Filter the entries for lines with the word "shared".

[[ Provided data open ]]

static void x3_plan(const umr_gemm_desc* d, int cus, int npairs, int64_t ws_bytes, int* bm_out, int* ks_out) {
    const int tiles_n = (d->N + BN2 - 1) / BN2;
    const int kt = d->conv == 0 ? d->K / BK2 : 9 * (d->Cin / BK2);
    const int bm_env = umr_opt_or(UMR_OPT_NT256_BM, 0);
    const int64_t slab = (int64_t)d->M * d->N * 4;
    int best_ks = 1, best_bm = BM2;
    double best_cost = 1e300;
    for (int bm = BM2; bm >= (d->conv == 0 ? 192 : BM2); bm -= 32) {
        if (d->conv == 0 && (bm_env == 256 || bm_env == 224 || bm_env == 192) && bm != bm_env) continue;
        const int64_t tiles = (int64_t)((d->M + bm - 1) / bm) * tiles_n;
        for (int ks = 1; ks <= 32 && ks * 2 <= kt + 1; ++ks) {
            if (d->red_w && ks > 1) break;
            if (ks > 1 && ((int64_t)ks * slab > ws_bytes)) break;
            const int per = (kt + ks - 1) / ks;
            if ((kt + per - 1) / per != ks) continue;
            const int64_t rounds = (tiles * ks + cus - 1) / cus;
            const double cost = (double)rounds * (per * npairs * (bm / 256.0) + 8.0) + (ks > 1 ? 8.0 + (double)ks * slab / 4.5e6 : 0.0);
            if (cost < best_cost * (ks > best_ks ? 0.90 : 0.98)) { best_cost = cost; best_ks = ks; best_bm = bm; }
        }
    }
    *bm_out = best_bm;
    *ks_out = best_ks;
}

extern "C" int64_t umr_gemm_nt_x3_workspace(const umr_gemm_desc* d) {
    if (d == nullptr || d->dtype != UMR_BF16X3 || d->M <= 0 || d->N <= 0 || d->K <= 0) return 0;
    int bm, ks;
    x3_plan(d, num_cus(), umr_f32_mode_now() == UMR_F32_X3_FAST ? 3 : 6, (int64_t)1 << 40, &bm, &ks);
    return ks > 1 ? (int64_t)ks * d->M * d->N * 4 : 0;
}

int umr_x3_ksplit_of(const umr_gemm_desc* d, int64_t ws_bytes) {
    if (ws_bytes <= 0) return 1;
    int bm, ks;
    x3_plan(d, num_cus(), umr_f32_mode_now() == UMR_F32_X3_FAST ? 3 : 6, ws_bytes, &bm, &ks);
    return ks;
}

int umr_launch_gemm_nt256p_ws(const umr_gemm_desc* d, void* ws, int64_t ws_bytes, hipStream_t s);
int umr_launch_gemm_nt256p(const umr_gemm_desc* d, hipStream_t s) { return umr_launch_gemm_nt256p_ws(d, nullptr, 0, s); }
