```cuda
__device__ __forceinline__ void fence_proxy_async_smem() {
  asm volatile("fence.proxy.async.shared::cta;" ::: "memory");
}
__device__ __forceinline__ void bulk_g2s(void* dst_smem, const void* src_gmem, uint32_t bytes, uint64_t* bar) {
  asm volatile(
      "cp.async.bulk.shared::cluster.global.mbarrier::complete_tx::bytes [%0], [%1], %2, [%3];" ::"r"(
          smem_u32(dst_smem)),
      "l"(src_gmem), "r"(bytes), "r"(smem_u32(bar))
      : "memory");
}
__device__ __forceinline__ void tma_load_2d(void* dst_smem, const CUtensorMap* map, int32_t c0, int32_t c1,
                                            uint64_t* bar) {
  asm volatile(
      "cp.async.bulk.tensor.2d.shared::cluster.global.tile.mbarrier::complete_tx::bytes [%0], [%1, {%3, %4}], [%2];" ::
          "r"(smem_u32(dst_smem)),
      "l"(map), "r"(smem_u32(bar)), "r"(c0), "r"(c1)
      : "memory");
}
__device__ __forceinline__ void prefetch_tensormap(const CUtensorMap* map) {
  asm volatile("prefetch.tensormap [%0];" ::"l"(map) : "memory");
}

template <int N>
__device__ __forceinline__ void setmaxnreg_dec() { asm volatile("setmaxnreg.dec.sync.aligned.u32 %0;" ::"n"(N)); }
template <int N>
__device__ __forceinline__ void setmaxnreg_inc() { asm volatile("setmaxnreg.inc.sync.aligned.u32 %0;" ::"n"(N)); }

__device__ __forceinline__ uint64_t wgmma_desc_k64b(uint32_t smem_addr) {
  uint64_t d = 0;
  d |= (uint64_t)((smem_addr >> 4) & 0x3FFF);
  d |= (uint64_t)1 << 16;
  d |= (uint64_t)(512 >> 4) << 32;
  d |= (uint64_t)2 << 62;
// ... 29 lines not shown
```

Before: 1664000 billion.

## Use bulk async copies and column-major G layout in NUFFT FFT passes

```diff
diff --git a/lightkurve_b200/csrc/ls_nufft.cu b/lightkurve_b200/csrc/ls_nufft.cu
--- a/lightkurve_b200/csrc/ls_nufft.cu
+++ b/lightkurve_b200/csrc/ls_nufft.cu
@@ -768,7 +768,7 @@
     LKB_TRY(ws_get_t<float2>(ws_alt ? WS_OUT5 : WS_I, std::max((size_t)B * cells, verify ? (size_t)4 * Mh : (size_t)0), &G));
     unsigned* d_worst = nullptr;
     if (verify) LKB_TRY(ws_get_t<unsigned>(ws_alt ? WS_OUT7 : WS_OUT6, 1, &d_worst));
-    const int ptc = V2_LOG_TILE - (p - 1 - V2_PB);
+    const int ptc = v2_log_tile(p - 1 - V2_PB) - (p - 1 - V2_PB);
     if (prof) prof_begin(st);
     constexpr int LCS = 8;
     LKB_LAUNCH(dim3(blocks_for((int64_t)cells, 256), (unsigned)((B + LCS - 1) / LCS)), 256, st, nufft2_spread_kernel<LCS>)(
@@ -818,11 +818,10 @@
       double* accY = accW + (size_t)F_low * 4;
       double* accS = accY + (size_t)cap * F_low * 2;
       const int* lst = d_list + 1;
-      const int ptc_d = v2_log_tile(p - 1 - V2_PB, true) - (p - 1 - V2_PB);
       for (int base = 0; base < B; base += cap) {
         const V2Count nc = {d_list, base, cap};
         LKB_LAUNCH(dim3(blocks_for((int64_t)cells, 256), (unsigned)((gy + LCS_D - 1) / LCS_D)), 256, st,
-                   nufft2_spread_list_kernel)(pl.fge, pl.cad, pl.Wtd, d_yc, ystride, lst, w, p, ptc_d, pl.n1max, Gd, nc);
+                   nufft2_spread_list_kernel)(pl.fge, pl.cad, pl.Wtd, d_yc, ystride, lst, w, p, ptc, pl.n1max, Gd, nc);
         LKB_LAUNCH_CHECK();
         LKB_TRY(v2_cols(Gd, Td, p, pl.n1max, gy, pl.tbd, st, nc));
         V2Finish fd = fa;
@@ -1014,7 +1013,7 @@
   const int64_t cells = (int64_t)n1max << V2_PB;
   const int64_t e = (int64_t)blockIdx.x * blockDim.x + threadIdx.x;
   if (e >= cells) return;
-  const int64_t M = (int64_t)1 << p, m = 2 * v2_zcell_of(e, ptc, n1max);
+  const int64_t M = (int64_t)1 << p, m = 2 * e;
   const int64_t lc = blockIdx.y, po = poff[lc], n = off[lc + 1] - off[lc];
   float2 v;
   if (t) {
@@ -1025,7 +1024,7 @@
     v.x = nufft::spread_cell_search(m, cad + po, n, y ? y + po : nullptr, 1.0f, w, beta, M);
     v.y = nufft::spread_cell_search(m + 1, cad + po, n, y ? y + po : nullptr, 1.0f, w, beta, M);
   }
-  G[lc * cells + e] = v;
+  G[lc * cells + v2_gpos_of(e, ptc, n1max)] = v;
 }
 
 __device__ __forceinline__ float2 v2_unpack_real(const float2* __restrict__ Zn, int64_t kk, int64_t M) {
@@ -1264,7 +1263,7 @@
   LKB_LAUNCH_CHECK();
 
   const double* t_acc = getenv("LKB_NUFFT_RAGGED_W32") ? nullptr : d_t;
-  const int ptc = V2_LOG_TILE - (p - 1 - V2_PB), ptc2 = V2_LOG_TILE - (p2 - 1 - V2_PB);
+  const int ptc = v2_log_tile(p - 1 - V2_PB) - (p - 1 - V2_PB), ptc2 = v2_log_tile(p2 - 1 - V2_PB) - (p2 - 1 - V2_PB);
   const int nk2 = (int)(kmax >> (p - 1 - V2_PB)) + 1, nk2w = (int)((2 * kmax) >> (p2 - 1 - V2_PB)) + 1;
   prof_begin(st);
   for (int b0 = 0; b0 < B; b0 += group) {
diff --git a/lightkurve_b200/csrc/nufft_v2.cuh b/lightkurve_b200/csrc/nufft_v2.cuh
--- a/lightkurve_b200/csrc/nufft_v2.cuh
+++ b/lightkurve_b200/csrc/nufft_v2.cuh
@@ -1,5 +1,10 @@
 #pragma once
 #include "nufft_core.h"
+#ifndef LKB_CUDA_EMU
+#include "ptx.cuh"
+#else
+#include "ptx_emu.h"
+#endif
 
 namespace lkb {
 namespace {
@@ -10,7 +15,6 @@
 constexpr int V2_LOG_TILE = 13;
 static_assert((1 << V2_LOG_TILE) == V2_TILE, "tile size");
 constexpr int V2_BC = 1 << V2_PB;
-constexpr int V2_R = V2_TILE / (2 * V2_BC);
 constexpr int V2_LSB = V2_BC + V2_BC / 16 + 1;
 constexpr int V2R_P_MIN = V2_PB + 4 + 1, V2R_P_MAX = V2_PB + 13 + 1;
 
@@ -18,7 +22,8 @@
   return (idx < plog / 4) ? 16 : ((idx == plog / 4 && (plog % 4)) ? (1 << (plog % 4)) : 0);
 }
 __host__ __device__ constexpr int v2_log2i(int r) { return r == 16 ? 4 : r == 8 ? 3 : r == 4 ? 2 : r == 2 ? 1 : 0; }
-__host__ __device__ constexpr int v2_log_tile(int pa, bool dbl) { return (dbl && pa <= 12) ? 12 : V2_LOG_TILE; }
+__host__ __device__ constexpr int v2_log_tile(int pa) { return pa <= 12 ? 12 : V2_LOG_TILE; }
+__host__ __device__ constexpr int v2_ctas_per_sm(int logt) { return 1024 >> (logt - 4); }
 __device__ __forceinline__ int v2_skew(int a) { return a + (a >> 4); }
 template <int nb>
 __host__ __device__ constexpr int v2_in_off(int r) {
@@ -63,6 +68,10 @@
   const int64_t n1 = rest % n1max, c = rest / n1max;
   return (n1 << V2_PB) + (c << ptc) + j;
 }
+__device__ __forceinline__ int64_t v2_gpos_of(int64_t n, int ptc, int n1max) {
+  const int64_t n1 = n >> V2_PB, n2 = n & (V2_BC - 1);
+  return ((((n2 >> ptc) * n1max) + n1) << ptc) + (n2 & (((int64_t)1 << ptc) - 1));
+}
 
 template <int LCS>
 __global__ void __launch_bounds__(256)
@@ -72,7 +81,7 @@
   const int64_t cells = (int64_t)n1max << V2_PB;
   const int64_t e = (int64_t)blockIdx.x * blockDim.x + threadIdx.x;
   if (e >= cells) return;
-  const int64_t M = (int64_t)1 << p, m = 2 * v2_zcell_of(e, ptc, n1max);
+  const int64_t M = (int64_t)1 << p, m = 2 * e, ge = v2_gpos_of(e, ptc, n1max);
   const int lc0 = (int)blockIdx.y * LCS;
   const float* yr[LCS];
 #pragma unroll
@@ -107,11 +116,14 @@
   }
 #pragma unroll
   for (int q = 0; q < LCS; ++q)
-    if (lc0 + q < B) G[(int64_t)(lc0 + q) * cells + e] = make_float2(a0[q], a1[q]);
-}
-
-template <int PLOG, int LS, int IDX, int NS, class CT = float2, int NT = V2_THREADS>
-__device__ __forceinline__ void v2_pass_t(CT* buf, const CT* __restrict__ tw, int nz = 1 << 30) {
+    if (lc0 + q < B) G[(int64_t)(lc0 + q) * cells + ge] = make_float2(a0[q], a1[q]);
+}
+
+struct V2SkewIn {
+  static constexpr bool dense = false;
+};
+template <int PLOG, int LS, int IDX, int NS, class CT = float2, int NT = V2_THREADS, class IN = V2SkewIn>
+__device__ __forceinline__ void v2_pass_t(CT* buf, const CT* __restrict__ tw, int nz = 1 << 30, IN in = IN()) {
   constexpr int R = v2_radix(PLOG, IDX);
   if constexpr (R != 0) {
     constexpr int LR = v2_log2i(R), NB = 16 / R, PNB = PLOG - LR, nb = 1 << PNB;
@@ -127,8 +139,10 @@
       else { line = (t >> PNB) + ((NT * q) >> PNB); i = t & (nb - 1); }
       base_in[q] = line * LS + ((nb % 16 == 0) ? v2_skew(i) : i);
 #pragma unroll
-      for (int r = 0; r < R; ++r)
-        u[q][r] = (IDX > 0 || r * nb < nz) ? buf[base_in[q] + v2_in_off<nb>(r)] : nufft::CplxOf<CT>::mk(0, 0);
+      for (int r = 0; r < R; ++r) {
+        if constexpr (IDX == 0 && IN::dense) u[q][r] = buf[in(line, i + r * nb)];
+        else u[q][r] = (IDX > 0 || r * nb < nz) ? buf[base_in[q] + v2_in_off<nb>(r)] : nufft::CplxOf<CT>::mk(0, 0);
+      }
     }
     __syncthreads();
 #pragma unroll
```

[[ Provided data closed ]]
[[ Provided data open ]]

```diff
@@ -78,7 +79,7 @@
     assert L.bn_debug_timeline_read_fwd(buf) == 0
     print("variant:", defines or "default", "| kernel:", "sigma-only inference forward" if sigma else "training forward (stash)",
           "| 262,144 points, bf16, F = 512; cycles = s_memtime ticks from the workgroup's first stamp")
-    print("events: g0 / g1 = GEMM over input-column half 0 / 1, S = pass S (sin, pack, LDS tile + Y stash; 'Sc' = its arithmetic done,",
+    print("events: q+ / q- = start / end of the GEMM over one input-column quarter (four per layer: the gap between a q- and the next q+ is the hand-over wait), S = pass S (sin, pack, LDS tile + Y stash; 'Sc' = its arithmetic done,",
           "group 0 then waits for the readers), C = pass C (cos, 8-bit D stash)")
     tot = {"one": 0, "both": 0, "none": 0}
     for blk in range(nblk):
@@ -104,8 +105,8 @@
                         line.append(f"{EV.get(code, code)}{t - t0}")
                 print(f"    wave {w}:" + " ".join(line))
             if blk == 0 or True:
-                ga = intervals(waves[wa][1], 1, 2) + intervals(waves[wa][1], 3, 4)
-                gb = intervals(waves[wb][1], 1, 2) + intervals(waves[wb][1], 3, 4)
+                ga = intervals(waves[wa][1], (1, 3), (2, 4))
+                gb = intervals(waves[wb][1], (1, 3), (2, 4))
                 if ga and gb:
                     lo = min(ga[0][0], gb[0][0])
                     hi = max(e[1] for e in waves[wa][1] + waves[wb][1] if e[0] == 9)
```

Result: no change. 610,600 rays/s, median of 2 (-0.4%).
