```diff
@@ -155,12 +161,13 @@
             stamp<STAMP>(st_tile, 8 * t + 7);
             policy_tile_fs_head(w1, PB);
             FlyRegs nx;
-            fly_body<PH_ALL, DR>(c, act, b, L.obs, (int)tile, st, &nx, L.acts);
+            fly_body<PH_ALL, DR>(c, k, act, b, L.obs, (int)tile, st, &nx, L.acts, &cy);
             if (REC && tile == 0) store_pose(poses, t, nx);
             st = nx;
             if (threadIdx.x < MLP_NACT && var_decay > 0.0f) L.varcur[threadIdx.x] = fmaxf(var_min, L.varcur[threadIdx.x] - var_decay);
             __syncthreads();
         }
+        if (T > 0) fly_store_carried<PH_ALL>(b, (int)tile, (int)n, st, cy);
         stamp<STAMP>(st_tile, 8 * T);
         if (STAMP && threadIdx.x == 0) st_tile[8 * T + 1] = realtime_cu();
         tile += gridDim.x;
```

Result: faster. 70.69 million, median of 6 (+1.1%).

[[ Provided data closed ]]
[[ Provided data open ]]

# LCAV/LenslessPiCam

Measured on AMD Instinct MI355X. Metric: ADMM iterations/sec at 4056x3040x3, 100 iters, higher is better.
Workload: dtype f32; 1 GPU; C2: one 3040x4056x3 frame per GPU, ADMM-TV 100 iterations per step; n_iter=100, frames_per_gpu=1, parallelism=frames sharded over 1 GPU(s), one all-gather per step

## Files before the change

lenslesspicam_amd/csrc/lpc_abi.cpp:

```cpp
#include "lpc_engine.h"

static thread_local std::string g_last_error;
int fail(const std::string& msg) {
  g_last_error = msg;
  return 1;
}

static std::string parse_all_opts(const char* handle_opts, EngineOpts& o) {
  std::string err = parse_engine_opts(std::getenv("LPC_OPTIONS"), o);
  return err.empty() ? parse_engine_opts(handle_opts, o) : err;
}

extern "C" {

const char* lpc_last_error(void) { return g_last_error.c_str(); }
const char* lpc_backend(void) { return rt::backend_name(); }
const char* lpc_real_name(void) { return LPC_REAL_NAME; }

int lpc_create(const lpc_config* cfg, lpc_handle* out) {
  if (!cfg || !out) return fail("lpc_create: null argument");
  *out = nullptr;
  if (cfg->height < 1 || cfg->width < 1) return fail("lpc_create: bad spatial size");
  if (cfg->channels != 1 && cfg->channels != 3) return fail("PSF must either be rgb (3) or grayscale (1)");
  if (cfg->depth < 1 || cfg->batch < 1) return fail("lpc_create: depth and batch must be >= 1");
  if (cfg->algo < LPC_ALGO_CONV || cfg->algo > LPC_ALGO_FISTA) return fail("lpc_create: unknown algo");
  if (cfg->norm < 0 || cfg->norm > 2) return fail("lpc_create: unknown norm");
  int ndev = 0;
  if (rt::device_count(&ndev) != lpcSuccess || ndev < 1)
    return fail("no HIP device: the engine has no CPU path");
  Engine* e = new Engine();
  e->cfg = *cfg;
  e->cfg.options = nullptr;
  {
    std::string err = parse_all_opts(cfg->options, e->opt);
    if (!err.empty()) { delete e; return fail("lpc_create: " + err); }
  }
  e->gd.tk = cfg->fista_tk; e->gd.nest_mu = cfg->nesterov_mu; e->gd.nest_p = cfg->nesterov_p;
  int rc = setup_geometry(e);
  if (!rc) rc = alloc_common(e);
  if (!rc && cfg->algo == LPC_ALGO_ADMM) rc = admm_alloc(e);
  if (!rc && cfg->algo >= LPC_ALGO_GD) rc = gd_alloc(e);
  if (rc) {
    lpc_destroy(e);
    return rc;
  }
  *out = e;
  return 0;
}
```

[[ Provided data closed ]]

■ Exercise solution ■
  asm volatile("fence.proxy.async.shared::cta;" ::: "memory");
      "cp.async.bulk.shared::cluster.global.mbarrier::complete_tx::bytes [%0], [%1], %2, [%3];" ::"r"(
      "cp.async.bulk.tensor.2d.shared::cluster.global.tile.mbarrier::complete_tx::bytes [%0], [%1, {%3, %4}], [%2];" ::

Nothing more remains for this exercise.